Ask 10 people the best way to strength train and you're likely to get 10 different answers. But what is the BEST way to gain muscle strength? To answer that pressing question, I went to the father of strength training research, Dr. Wayne Wescott. Dr. Wescott is a National Fitness Consultant, the Fitness Director of the South Shore YMCA in Quincy, Massachusetts and the author of 13 books on strength training.

In a recent interview with Dr. Wescott in New York City, he answered the most frequently asked questions I receive from our eFitness subscribers. I think you’ll be surprised by the answers. Read on to find out how to most efficiently maximize your strength gains.

How many reps should someone perform to gain the maximal amount of strength?

It’s not what we’ve always been telling people. Here’s the honest answer: the range is the entire anaerobic energy system which is 30–90 seconds. As long as momentary muscular failure is reached in 30–90 seconds, exercisers will gain muscle strength, size and endurance.

Most lifters are going to perform on average 10 reps at 75 percent of maximum resistance. The rep ranges are so closely related that it doesn’t matter. You may prefer 8–12 or 4–8 or 12–15. Each builds strength, size and endurance equally.

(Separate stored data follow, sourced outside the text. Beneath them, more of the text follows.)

class Attention(nn.Module):

    def __init__(self, query_dim: int, cross_attention_dim: Optional[int], heads: int, dim_head: int = 64,
                 dtype=torch.float16, device=None):
        super().__init__()
        if dim_head != 64:
            raise L.OmgHipError("the gfx950 attention kernel is specialised for head_dim 64 (all SDXL layers)")
        inner = heads * dim_head
        self.heads, self.scale, self.inner_dim = heads, dim_head ** -0.5, inner
        self.is_cross = cross_attention_dim is not None
        kv_dim = cross_attention_dim if self.is_cross else query_dim
        self.to_q = Linear(query_dim, inner, bias=False, dtype=dtype, device=device)
        self.to_k = Linear(kv_dim, inner, bias=False, dtype=dtype, device=device)
        self.to_v = Linear(kv_dim, inner, bias=False, dtype=dtype, device=device)
        self.to_out = nn.ModuleList([Linear(inner, query_dim, bias=True, dtype=dtype, device=device), Dropout()])
        self.spatial_norm = None
        self.group_norm = None
        self.norm_cross = None
        self.residual_connection = False
        self.rescale_output_factor = 1.0
        self.processor = FusedAttnProcessor()
        self._qkv = None
        self._kv = None
        self._qkv_slots = None
        self._kv_slots = None
        self._kv_cache = {}
        self.ip_kv_weight: Optional[torch.Tensor] = None
        self.ip_scale, self.ip_tokens = 1.0, 16
        self._ip_cache = None
        self._mx8 = {}

    def set_processor(self, processor) -> None:
        self.processor = processor

    def get_processor(self):
        return self.processor

    def forward(self, hidden_states, encoder_hidden_states=None, attention_mask=None, **cross_attention_kwargs):
        return self.processor(self, hidden_states, encoder_hidden_states=encoder_hidden_states,
                              attention_mask=attention_mask, **cross_attention_kwargs)

    def prepare_attention_mask(self, attention_mask, target_length, batch_size, out_dim=3):
        if attention_mask is not None:
            raise L.OmgHipError("attention masks are not used on OMG's path (always None) and are not supported")
        return None

    def head_to_batch_dim(self, t: torch.Tensor) -> torch.Tensor:
        B, N, _ = t.shape
        return t.reshape(B, N, self.heads, 64).permute(0, 2, 1, 3).reshape(B * self.heads, N, 64)

    def batch_to_head_dim(self, t: torch.Tensor) -> torch.Tensor:
        BH, N, d = t.shape
        return t.reshape(BH // self.heads, self.heads, N, d).permute(0, 2, 1, 3).reshape(BH // self.heads, N, self.heads * d)

    def get_attention_scores(self, query: torch.Tensor, key: torch.Tensor, attention_mask=None) -> torch.Tensor:
        if attention_mask is not None:
            raise L.OmgHipError("attention masks are not supported")
        q, k = query.contiguous(), key.contiguous()
        return ops.attn_probs(q, k, 1, self.scale)

    def _apply(self, fn, *a, **k):
        self.invalidate_packed()
        return super()._apply(fn, *a, **k)

    def invalidate_packed(self):
        self._qkv = self._kv = self._qkv_slots = self._kv_slots = None
        self._kv_cache = {}
        self._mx8 = {}
        self._ip_cache = None
        bump_pointer_epoch()

    def qkv_weight(self) -> torch.Tensor:
        if self._qkv is None:
            self._qkv = torch.cat([self.to_q.weight.data, self.to_k.weight.data, self.to_v.weight.data], dim=0).contiguous()
        return self._qkv

    def kv_weight(self) -> torch.Tensor:
        if self._kv is None:
            self._kv = torch.cat([self.to_k.weight.data, self.to_v.weight.data], dim=0).contiguous()
        return self._kv

    def _has_lora(self) -> bool:
        st = self.to_q.lora_state
        return st is not None and not st.merged and any(l.lora_down is not None for l in (self.to_q, self.to_k, self.to_v))

    def _merged(self) -> Optional[LoraState]:
        st = self.to_q.lora_state
        if st is None or not st.merged:
            return None
        have = [l.w_slots is not None for l in (self.to_q, self.to_k, self.to_v)]
        if any(have) and not all(have):
            raise L.OmgHipError("merged LoRA slots cover only part of to_q/to_k/to_v; rebuild the LoraBank")
        return st if all(have) else None

    def qkv_slots(self) -> torch.Tensor:
        if self._qkv_slots is None:
            self._qkv_slots = torch.cat([self.to_q.w_slots, self.to_k.w_slots, self.to_v.w_slots], dim=1).contiguous()
        return self._qkv_slots

    def kv_slots(self) -> torch.Tensor:
        if self._kv_slots is None:
            self._kv_slots = torch.cat([self.to_k.w_slots, self.to_v.w_slots], dim=1).contiguous()
        return self._kv_slots

    def project_self(self, x):
        B, N, C = x.shape
        inner = self.inner_dim
        if isinstance(x, ops.Mx8Tensor) or (self.to_q.mx8 and C % 128 == 0 and not self._has_lora()):
            if self._has_lora():
                raise L.OmgHipError("MX-fp8 activations cannot feed a segment-mode LoRA projection")
            xq = x if isinstance(x, ops.Mx8Tensor) else ops.quant_mx8(x)
            st = self._merged()
            if st is not None:
                if "qkv_slots" not in self._mx8:
                    self._mx8["qkv_slots"] = ops.quant_mx8(self.qkv_slots().reshape(-1, C))
                qkv = ops.gemm_mx8(xq, self._mx8["qkv_slots"], out_dtype=self.to_q.weight.dtype, groups=st.groups,
                                   w_group_adapter=st.group_adapter, n_per_adapter=3 * inner)
            else:
                if "qkv" not in self._mx8:
                    self._mx8["qkv"] = ops.quant_mx8(self.qkv_weight())
                qkv = ops.gemm_mx8(xq, self._mx8["qkv"], out_dtype=self.to_q.weight.dtype)
            qkv = qkv.view(B, N, 3 * inner)
            return qkv[:, :, :inner], qkv[:, :, inner:2 * inner], ops.value_operand(qkv[:, :, 2 * inner:], self.heads)
        if self._has_lora():
            q = self.to_q(x); k = self.to_k(x); v = self.to_v(x)
        else:
            st = self._merged()
            if st is not None:
                qkv = ops.gemm(x.reshape(B * N, C), self.qkv_slots(), groups=st.groups, w_group_adapter=st.group_adapter)
            else:
                qkv = ops.gemm(x.reshape(B * N, C), self.qkv_weight())
            qkv = qkv.view(B, N, 3 * inner)
            q, k, v = qkv[:, :, :inner], qkv[:, :, inner:2 * inner], qkv[:, :, 2 * inner:]
        return q, k, ops.value_operand(v, self.heads)

    def project_cross(self, ctx: torch.Tensor, with_v: bool = False):
        st = self.to_k.lora_state
        skey = (tuple(ctx.shape), None if st is None else (st.group_adapter.data_ptr(), st.merged))
        stamp = (ctx.data_ptr(), ctx._version)
        hit = self._kv_cache.get(skey)
        if hit is not None:
            self._kv_cache[skey] = self._kv_cache.pop(skey)
        if hit is not None and hit[0] == stamp:
            return (hit[1], hit[2], hit[5], hit[6]) if with_v else (hit[1], hit[2])
        B, Nk, Cx = ctx.shape
        inner = self.inner_dim
        kv_out = hit[4] if hit is not None else None
        vt_out = hit[2] if hit is not None else None
        if self._has_lora():
            k = self.to_k(ctx); v = self.to_v(ctx)
            kv_out = None
        else:
            ms = self._merged()
            x2 = ctx.reshape(B * Nk, Cx)
            if ms is not None:
                kv = ops.gemm(x2, self.kv_slots(), groups=ms.groups, w_group_adapter=ms.group_adapter, out=kv_out)
            else:
                kv = ops.gemm(x2, self.kv_weight(), out=kv_out)
            kv_out = kv
            kv = kv.view(B, Nk, 2 * inner)
            k, v = kv[:, :, :inner], kv[:, :, inner:]
        vt = ops.transpose_v(v, self.heads, out=vt_out)
        if hit is None and len(self._kv_cache) >= 4:
            self._kv_cache.pop(next(iter(self._kv_cache)))
            bump_pointer_epoch()
        images = hit[6] if hit is not None else [None, None]
        self._kv_cache[skey] = (stamp, k, vt, ctx, kv_out, v, images)
        return (k, vt, v, images) if with_v else (k, vt)
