namespace tpc {
#define TPC_DECL_H(h)                                                                             \
    hipError_t lane_compact_h##h(int, const CompactArgs&, const Knobs&, const Workspace&, hipStream_t); \
    hipError_t lane_general_h##h(int, int, const GeneralArgs&, const Knobs&, const Workspace&, hipStream_t); \
    hipError_t lane_resolve_compact_h##h(const CompactArgs&, const Knobs&, const Workspace&, const int32_t*, const uint32_t*, hipStream_t, double, const uint32_t*, uint32_t); \
    hipError_t lane_presolve_compact_h##h(const CompactArgs&, const Knobs&, const Workspace&, double, uint32_t, hipStream_t); \
    hipError_t lane_resolve_general_h##h(int, const GeneralArgs&, const Knobs&, const Workspace&, const int32_t*, const uint32_t*, hipStream_t, double, const uint32_t*, uint32_t); \
    hipError_t lane_presolve_general_h##h(int, const GeneralArgs&, const Knobs&, const Workspace&, double, uint32_t, hipStream_t); \
    hipError_t wave_compact_h##h(int, const CompactArgs&, const Knobs&, const Workspace&, hipStream_t); \
    hipError_t wave_general_h##h(int, int, const GeneralArgs&, const Knobs&, const Workspace&, hipStream_t); \
// ... 291 lines not shown
        int rc = ensure(h, &h->ws_state, &h->ws_bytes, pad256(generic_scratch_bytes(H, dtype, n)));
        if (rc) return rc;
        ws->state = h->ws_state;
        ws->capacity_bytes = h->ws_bytes;
    }
    if (algo == TPC_MPC_ALGO_WAVE) {
        int rc = ensure(h, &h->ws_state, &h->ws_bytes, pad256(n * 4) + kQueueTicketBytes);
        if (rc) return rc;
        ws->order = (uint32_t*)h->ws_state;
        ws->ticket = (uint32_t*)((char*)h->ws_state + pad256(n * 4));
        ws->capacity_bytes = h->ws_bytes;
    }
    if (algo == TPC_MPC_ALGO_LANE || algo == TPC_MPC_ALGO_LANE_FMA || algo == TPC_MPC_ALGO_GROUP) {
        const int64_t rec_b = pad256(lane_rec_len(H, dtype) * (int64_t)esize(dtype) * n);
        const int64_t col_b = pad256(n * 4);
        const size_t tmp_b = sort_temp_bytes(n);
        int rc = ensure(h, &h->ws_state, &h->ws_bytes, rec_b + 3 * col_b + pad256((int64_t)tmp_b));
        if (rc) return rc;
        char* b = (char*)h->ws_state;
        ws->state = b;
        ws->keys = (uint32_t*)(b + rec_b);
        ws->rank = (uint32_t*)(b + rec_b + col_b);
        ws->order = (uint32_t*)(b + rec_b + 2 * col_b);
        ws->sort_temp = b + rec_b + 3 * col_b;
        ws->sort_temp_bytes = tmp_b;
        ws->capacity_bytes = h->ws_bytes;
    }
    return TPC_MPC_OK;
}

int resolve_reserve(tpc_mpc_context* h, int H, int dtype, int64_t n) { return reserve_lane_workspace(h, H, dtype, n); }
int resolve_workspace(tpc_mpc_context* h, int H, int dtype, int64_t n, Workspace* ws) {
    const bool ev_valid = h->ev_valid;
    const int last_algo = h->last_algo;
    const int rc = prepare_workspace(h, TPC_MPC_ALGO_LANE, H, dtype, n, ws);
    h->ev_valid = ev_valid;
    h->last_algo = last_algo;
    ws->ev = nullptr;
    ws->ticket = h->ws_words + 16;
    ws->stats = (unsigned long long*)(h->ws_words + 18);
    return rc;
}

hipError_t copy_rows(void* dst, int64_t dpitch, const void* src, int64_t spitch, int64_t width, int64_t rows,
                     hipMemcpyKind kind, hipStream_t s) {
    if (rows <= 0 || width <= 0) return hipSuccess;
    if (dpitch == width && spitch == width) return hipMemcpyAsync(dst, src, (size_t)(width * rows), kind, s);
    return hipMemcpy2DAsync(dst, (size_t)dpitch, src, (size_t)spitch, (size_t)width, (size_t)rows, kind, s);
}

int check_general_io(tpc_mpc_context* h, const tpc_mpc_general_io* io, int mem) {
    if (!io) return fail(h, TPC_MPC_ERR_BAD_ARG, "null io");
    if (io->inputs != 1 && io->inputs != 2) return fail(h, TPC_MPC_ERR_BAD_ARG, "inputs must be 1 or 2");
    if (io->n < 0 || io->ld < io->n || io->n > 0x7fffffffll)
        return fail(h, TPC_MPC_ERR_BAD_ARG, "need 0 <= n <= ld, n < 2^31");
// ... 27 lines not shown

int check_compact_model(tpc_mpc_context* h, const tpc_mpc_params* p) {
    if (!(p->weight_y >= 0) || !(p->weight_phi >= 0))
        return fail(h, TPC_MPC_ERR_BAD_WEIGHTS, "min(Q) >= 0 violated (mpc_abstract.h:90-97)");
    if (!(p->weight_steering_front > 0) || !(p->weight_steering_rear > 0))
        return fail(h, TPC_MPC_ERR_BAD_WEIGHTS, "min(R) > 0 violated (mpc_abstract.h:90-97)");
    for (int j = 0; j < 2; ++j)
        if (!(p->upper[j] >= p->lower[j]))
            return fail(h, TPC_MPC_ERR_BAD_BOUNDS, "upper >= lower violated (mpc_abstract.h:90-97)");
    if (!std::isfinite(p->step_size) || !std::isfinite(p->wheelbase) || p->wheelbase == 0)
        return fail(h, TPC_MPC_ERR_BAD_ARG, "step_size / wheelbase must be finite, wheelbase != 0");
    return TPC_MPC_OK;
}

int stream_order_begin(tpc_mpc_context* h, hipStream_t s) {
    if (h->have_last && h->last_stream != s) HIP_TRY(h, hipStreamWaitEvent(s, h->done_ev, 0));
    return TPC_MPC_OK;
}
int stream_order_end(tpc_mpc_context* h, hipStream_t s) {
    HIP_TRY(h, hipEventRecord(h->done_ev, s));
    h->last_stream = s;
    h->have_last = true;
    return TPC_MPC_OK;
}

int finish_flags(tpc_mpc_context* h, uint32_t* flags_out, hipStream_t s) {
    if (!flags_out) return TPC_MPC_OK;
    uint32_t f = 0;
    HIP_TRY(h, hipMemcpyAsync(&f, h->ws_words + 1, sizeof(f), hipMemcpyDeviceToHost, s));
    HIP_TRY(h, hipStreamSynchronize(s));
    *flags_out = f;
    return TPC_MPC_OK;
}

int reserve_lane_workspace(tpc_mpc_context* h, int H, int dtype, int64_t n) {
    const bool ev_valid = h->ev_valid;
    const int last_algo = h->last_algo;
    Workspace ws;
    const int rc = prepare_workspace(h, horizon_specialised(H) ? TPC_MPC_ALGO_LANE : kAlgoGeneric, H, dtype, n, &ws);
    h->ev_valid = ev_valid;
    h->last_algo = last_algo;
    return rc;
}

int context_new(int device, int cu_count, tpc_mpc_context** out) {
    tpc_mpc_context* h = new (std::nothrow) tpc_mpc_context;
    if (!h) return fail(nullptr, TPC_MPC_ERR_ALLOC, "out of host memory");
    h->device = device;
    h->cu_count = cu_count;
    h->device_cu_count = cu_count;
    hipError_t e = hipSetDevice(device);
    if (e == hipSuccess) e = hipMalloc((void**)&h->ws_words, 128);
    if (e == hipSuccess) e = hipMemset(h->ws_words, 0, 128);
    if (e == hipSuccess) e = hipHostMalloc(&h->pin_host, 512, hipHostMallocMapped | hipHostMallocCoherent);
    if (e == hipSuccess) e = hipHostGetDevicePointer(&h->pin_dev, h->pin_host, 0);
    if (e == hipSuccess) e = hipEventCreateWithFlags(&h->done_ev, hipEventDisableTiming);
    if (e != hipSuccess) {
        (void)tpc_mpc_destroy(h);
        return fail(nullptr, TPC_MPC_ERR_HIP, "create: %s", hipGetErrorString(e));
    }
    std::memset(h->pin_host, 0, 512);
    *out = h;
    return TPC_MPC_OK;
}

static double presolve_lambda(const tpc_mpc_params* p);
static int presolve_scratch(tpc_mpc_context* h, int H, int dtype, int64_t n, int64_t side_bytes, Workspace* ws, char** side) {
    const int64_t rec_b = pad256(lane_rec_len(H, dtype) * (int64_t)esize(dtype) * n), col_b = pad256(n * 4);
// ... 4 lines not shown
    if (!h->pre_stream) HIP_TRY(h, hipStreamCreateWithFlags(&h->pre_stream, hipStreamNonBlocking));
    if (!h->pre_fork) HIP_TRY(h, hipEventCreateWithFlags(&h->pre_fork, hipEventDisableTiming));
    if (!h->pre_done) HIP_TRY(h, hipEventCreateWithFlags(&h->pre_done, hipEventDisableTiming));
    char* b = (char*)h->pre;
    std::memset(ws, 0, sizeof(*ws));
    ws->state = b;
    ws->keys = (uint32_t*)(b + rec_b);
    ws->rank = (uint32_t*)(b + rec_b + col_b);
    ws->order = (uint32_t*)(b + rec_b + 2 * col_b);
    ws->sort_temp = b + rec_b + 3 * col_b;
    ws->sort_temp_bytes = tmp_b;
    ws->capacity_bytes = lane_b;
    ws->ev = nullptr;
    ws->lanex_below = h->opt_lanex_below;
    ws->cu_count = h->cu_count;
    ws->ticket = h->ws_words + 24;
    ws->stats = (unsigned long long*)(h->ws_words + 26);
    *side = b + lane_b;
    return TPC_MPC_OK;
}
static bool presolve_share(tpc_mpc_context* h, int64_t n, Presolve* ps) {
    const int simds = (h->device_cu_count > 0 ? h->device_cu_count : 256) * 4;
    const int solo_waves = simds * 7 / 16;
    if (n > (int64_t)solo_waves * 8 * 5) return false;
    ps->limit = (uint32_t)solo_waves * 8u;
    ps->group_waves = simds - solo_waves;
    return true;
}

Roughly anywhere from 5–15 reps are the upper and lower limits of the range. Strength gains occur at a slower rate when performing more than 15 reps. There really is no need to do more than 20 reps.

How many sets should someone perform to gain the maximal amount of strength?

One set is fine, if done properly. Given interest, ability and time, participants should decide if getting slightly more gains in strength are worth three and four times the amount of investment in your precious time. Doing multiple sets typically cuts down on doing a variety of exercises and there is a minimal increase in strength for the additional time invested in the gym. When individual sets are performed properly, there is NO indication that multiple sets are better.

Given the choice of doing three sets of five exercises compared to 1 set of 15 exercises, I would prefer to perform a variety of exercises once rather than repeat the same ones over and over.

How many days a week should someone strength train?

In one eight week study 1,200 subjects, which included male and female beginner exercisers, found that three total body sessions a week was optimal. They trained three days a week for 20–25 minutes of strength and 25 minutes of endurance. In eight weeks they gained 2.5 pounds of muscle and lost 4.6 pounds of fat. The study also showed that two days a week produced 85 percent of the strength gains of the 3-day group.

Those who exercised one day a week showed almost 70 percent of the strength gains as the three-days-a-week group. So even if you can only dedicate one session a week to exercise, you can still gain nearly 70 percent of the strength of someone strength training three times weekly.

How fast should you move during each repetition?

Two seconds up and four seconds down is optimal. It’s better to go a little slower lowering the weight compared to lifting.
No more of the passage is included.